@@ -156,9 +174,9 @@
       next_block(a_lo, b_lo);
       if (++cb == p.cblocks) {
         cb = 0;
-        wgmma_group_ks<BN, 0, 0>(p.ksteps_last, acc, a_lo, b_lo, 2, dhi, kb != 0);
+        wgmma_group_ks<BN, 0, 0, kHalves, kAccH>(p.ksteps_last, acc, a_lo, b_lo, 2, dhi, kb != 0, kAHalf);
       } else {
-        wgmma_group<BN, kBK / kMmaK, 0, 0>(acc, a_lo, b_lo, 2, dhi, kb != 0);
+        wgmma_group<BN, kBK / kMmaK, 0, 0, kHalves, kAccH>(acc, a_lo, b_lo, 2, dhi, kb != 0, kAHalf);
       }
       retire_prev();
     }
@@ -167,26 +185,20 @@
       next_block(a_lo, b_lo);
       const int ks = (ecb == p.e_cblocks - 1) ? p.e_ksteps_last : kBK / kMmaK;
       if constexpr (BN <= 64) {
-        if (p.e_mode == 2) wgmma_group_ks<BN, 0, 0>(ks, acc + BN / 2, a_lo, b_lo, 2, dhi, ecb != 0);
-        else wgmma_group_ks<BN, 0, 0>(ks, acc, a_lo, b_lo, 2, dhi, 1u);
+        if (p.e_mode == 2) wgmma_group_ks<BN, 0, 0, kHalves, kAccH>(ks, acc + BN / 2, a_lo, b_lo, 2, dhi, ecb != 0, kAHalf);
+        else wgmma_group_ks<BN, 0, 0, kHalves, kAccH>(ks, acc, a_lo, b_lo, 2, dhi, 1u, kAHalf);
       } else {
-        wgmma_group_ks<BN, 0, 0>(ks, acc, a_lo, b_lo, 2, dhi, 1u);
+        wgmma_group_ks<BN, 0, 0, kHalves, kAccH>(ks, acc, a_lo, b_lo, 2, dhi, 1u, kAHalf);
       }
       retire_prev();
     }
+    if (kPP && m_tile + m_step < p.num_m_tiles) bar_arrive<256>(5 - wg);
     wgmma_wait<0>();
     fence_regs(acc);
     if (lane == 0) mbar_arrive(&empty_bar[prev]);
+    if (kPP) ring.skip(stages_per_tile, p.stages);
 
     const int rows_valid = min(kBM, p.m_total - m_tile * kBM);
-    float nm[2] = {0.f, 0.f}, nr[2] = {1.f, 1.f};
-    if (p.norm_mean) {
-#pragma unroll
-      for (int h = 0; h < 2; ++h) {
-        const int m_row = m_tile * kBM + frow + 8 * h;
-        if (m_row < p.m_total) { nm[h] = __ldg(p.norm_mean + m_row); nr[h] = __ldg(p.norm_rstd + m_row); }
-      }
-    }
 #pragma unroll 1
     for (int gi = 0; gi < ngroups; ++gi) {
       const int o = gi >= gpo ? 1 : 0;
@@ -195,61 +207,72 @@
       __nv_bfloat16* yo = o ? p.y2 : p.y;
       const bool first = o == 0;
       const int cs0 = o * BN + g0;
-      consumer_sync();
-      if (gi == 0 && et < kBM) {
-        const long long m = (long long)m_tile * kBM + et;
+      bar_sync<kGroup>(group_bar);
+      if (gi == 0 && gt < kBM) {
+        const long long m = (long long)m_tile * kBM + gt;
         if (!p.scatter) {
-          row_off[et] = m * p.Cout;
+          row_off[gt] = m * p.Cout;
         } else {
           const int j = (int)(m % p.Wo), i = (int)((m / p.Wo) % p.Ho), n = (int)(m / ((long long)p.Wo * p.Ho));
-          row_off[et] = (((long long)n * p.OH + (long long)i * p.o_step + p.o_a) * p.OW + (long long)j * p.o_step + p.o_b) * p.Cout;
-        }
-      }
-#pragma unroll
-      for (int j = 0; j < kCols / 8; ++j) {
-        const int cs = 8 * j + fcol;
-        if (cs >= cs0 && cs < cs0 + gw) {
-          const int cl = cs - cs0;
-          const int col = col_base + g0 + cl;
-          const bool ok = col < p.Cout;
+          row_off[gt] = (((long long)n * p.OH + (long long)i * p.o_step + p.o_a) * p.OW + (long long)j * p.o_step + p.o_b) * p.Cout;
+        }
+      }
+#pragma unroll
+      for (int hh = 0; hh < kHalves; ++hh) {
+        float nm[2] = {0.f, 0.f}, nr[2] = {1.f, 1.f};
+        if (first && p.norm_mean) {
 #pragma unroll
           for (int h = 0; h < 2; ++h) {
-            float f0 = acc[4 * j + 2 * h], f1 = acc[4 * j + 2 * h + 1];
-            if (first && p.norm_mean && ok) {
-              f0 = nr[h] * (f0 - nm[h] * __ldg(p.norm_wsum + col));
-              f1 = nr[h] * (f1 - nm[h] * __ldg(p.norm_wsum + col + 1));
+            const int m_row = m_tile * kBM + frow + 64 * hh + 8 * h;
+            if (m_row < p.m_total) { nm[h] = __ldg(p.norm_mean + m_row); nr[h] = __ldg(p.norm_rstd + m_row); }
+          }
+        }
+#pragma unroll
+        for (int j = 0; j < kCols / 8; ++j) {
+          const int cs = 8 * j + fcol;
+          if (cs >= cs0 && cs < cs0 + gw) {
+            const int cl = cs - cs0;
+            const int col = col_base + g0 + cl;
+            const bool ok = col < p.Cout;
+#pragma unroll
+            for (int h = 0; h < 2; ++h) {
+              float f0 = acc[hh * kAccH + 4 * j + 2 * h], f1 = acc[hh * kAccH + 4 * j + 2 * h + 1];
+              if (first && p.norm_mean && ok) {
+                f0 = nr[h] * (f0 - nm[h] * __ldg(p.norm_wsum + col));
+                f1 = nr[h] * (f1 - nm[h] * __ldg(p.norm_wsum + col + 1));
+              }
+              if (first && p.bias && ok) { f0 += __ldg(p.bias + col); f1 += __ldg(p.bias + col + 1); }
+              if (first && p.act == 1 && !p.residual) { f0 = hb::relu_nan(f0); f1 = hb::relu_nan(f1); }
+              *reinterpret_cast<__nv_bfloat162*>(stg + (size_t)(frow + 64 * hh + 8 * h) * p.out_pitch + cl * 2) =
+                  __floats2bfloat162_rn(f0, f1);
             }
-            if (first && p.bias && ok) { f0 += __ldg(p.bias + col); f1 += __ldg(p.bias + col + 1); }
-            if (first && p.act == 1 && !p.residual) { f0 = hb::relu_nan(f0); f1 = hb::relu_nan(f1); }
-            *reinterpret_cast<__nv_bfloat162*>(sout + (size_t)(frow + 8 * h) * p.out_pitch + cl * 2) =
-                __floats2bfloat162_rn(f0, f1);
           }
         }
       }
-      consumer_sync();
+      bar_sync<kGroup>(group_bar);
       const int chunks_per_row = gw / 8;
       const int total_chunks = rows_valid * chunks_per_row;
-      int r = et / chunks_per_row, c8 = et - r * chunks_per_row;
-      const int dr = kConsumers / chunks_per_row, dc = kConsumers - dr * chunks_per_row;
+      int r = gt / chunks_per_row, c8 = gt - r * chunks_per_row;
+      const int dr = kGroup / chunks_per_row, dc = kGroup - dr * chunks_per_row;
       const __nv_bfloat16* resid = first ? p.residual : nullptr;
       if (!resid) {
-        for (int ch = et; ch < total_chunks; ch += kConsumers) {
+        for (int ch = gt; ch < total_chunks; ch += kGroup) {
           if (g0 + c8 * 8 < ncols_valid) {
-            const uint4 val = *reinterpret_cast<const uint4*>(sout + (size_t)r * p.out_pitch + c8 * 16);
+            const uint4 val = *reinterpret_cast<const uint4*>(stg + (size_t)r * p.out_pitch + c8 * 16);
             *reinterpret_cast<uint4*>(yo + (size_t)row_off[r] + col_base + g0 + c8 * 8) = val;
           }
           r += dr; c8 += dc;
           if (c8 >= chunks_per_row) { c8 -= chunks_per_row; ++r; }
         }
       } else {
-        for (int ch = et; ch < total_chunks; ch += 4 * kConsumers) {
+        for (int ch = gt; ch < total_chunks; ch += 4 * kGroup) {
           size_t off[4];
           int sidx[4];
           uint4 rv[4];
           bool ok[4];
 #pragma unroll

....

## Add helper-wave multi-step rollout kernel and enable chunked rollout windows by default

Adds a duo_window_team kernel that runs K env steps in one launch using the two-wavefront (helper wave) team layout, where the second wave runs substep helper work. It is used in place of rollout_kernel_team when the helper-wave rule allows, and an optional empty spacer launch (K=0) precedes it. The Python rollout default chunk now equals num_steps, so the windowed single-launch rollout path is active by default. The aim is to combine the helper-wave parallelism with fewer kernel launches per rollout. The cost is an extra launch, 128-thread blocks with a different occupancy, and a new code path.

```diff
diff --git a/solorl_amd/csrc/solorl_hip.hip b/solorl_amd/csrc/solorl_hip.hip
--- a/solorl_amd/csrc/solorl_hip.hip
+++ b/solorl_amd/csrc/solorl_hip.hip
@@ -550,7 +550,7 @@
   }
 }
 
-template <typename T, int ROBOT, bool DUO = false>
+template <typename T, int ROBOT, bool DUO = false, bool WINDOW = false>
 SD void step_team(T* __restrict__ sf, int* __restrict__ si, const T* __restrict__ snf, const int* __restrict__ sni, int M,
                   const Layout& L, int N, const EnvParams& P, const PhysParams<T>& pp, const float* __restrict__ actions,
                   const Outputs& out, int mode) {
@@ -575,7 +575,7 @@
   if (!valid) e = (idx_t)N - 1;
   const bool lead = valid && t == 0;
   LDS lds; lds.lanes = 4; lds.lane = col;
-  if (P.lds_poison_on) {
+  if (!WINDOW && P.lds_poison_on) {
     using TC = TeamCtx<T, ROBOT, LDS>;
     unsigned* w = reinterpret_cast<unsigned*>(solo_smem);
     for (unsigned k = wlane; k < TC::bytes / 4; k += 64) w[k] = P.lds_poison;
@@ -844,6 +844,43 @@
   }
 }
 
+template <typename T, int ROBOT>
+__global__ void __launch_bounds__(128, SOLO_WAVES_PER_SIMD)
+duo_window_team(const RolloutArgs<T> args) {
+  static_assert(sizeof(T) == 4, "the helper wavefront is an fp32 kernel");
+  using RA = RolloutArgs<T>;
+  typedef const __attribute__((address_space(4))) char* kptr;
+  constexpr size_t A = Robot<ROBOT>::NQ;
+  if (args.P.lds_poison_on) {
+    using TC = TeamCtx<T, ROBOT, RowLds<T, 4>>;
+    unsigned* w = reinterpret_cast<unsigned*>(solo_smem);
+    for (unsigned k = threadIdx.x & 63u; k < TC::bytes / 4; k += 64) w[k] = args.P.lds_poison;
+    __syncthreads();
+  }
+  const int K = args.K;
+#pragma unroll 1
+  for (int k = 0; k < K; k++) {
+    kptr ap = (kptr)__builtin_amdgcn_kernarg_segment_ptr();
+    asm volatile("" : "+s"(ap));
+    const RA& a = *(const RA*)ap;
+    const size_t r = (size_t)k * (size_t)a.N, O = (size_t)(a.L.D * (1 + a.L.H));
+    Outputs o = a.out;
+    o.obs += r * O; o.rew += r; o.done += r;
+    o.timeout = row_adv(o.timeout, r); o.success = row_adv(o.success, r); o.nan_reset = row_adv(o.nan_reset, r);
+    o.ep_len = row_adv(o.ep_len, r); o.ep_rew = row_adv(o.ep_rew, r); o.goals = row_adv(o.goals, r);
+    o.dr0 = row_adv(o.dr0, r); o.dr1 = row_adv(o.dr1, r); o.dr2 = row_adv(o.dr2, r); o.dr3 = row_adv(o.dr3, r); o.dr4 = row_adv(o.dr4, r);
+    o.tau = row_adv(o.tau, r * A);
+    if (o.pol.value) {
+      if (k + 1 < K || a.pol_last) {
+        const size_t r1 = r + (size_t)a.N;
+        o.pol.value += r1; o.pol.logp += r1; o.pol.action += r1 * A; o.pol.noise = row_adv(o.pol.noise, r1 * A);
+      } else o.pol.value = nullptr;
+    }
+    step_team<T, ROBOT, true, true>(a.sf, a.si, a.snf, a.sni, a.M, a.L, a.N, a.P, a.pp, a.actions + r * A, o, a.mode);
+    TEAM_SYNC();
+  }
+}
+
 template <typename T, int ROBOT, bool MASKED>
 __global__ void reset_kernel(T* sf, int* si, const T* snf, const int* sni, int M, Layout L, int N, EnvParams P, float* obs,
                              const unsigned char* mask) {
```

....

Look through the listing and extract every line with "wavefront" in it.

Answer section -
Adds a duo_window_team kernel that runs K env steps in one launch using the two-wavefront (helper wave) team layout, where the second wave runs substep helper work. It is used in place of rollout_kernel_team when the helper-wave rule allows, and an optional empty spacer launch (K=0) precedes it. The Python rollout default chunk now equals num_steps, so the windowed single-launch rollout path is active by default. The aim is to combine the helper-wave parallelism with fewer kernel launches per rollout. The cost is an extra launch, 128-thread blocks with a different occupancy, and a new code path.
+  static_assert(sizeof(T) == 4, "the helper wavefront is an fp32 kernel");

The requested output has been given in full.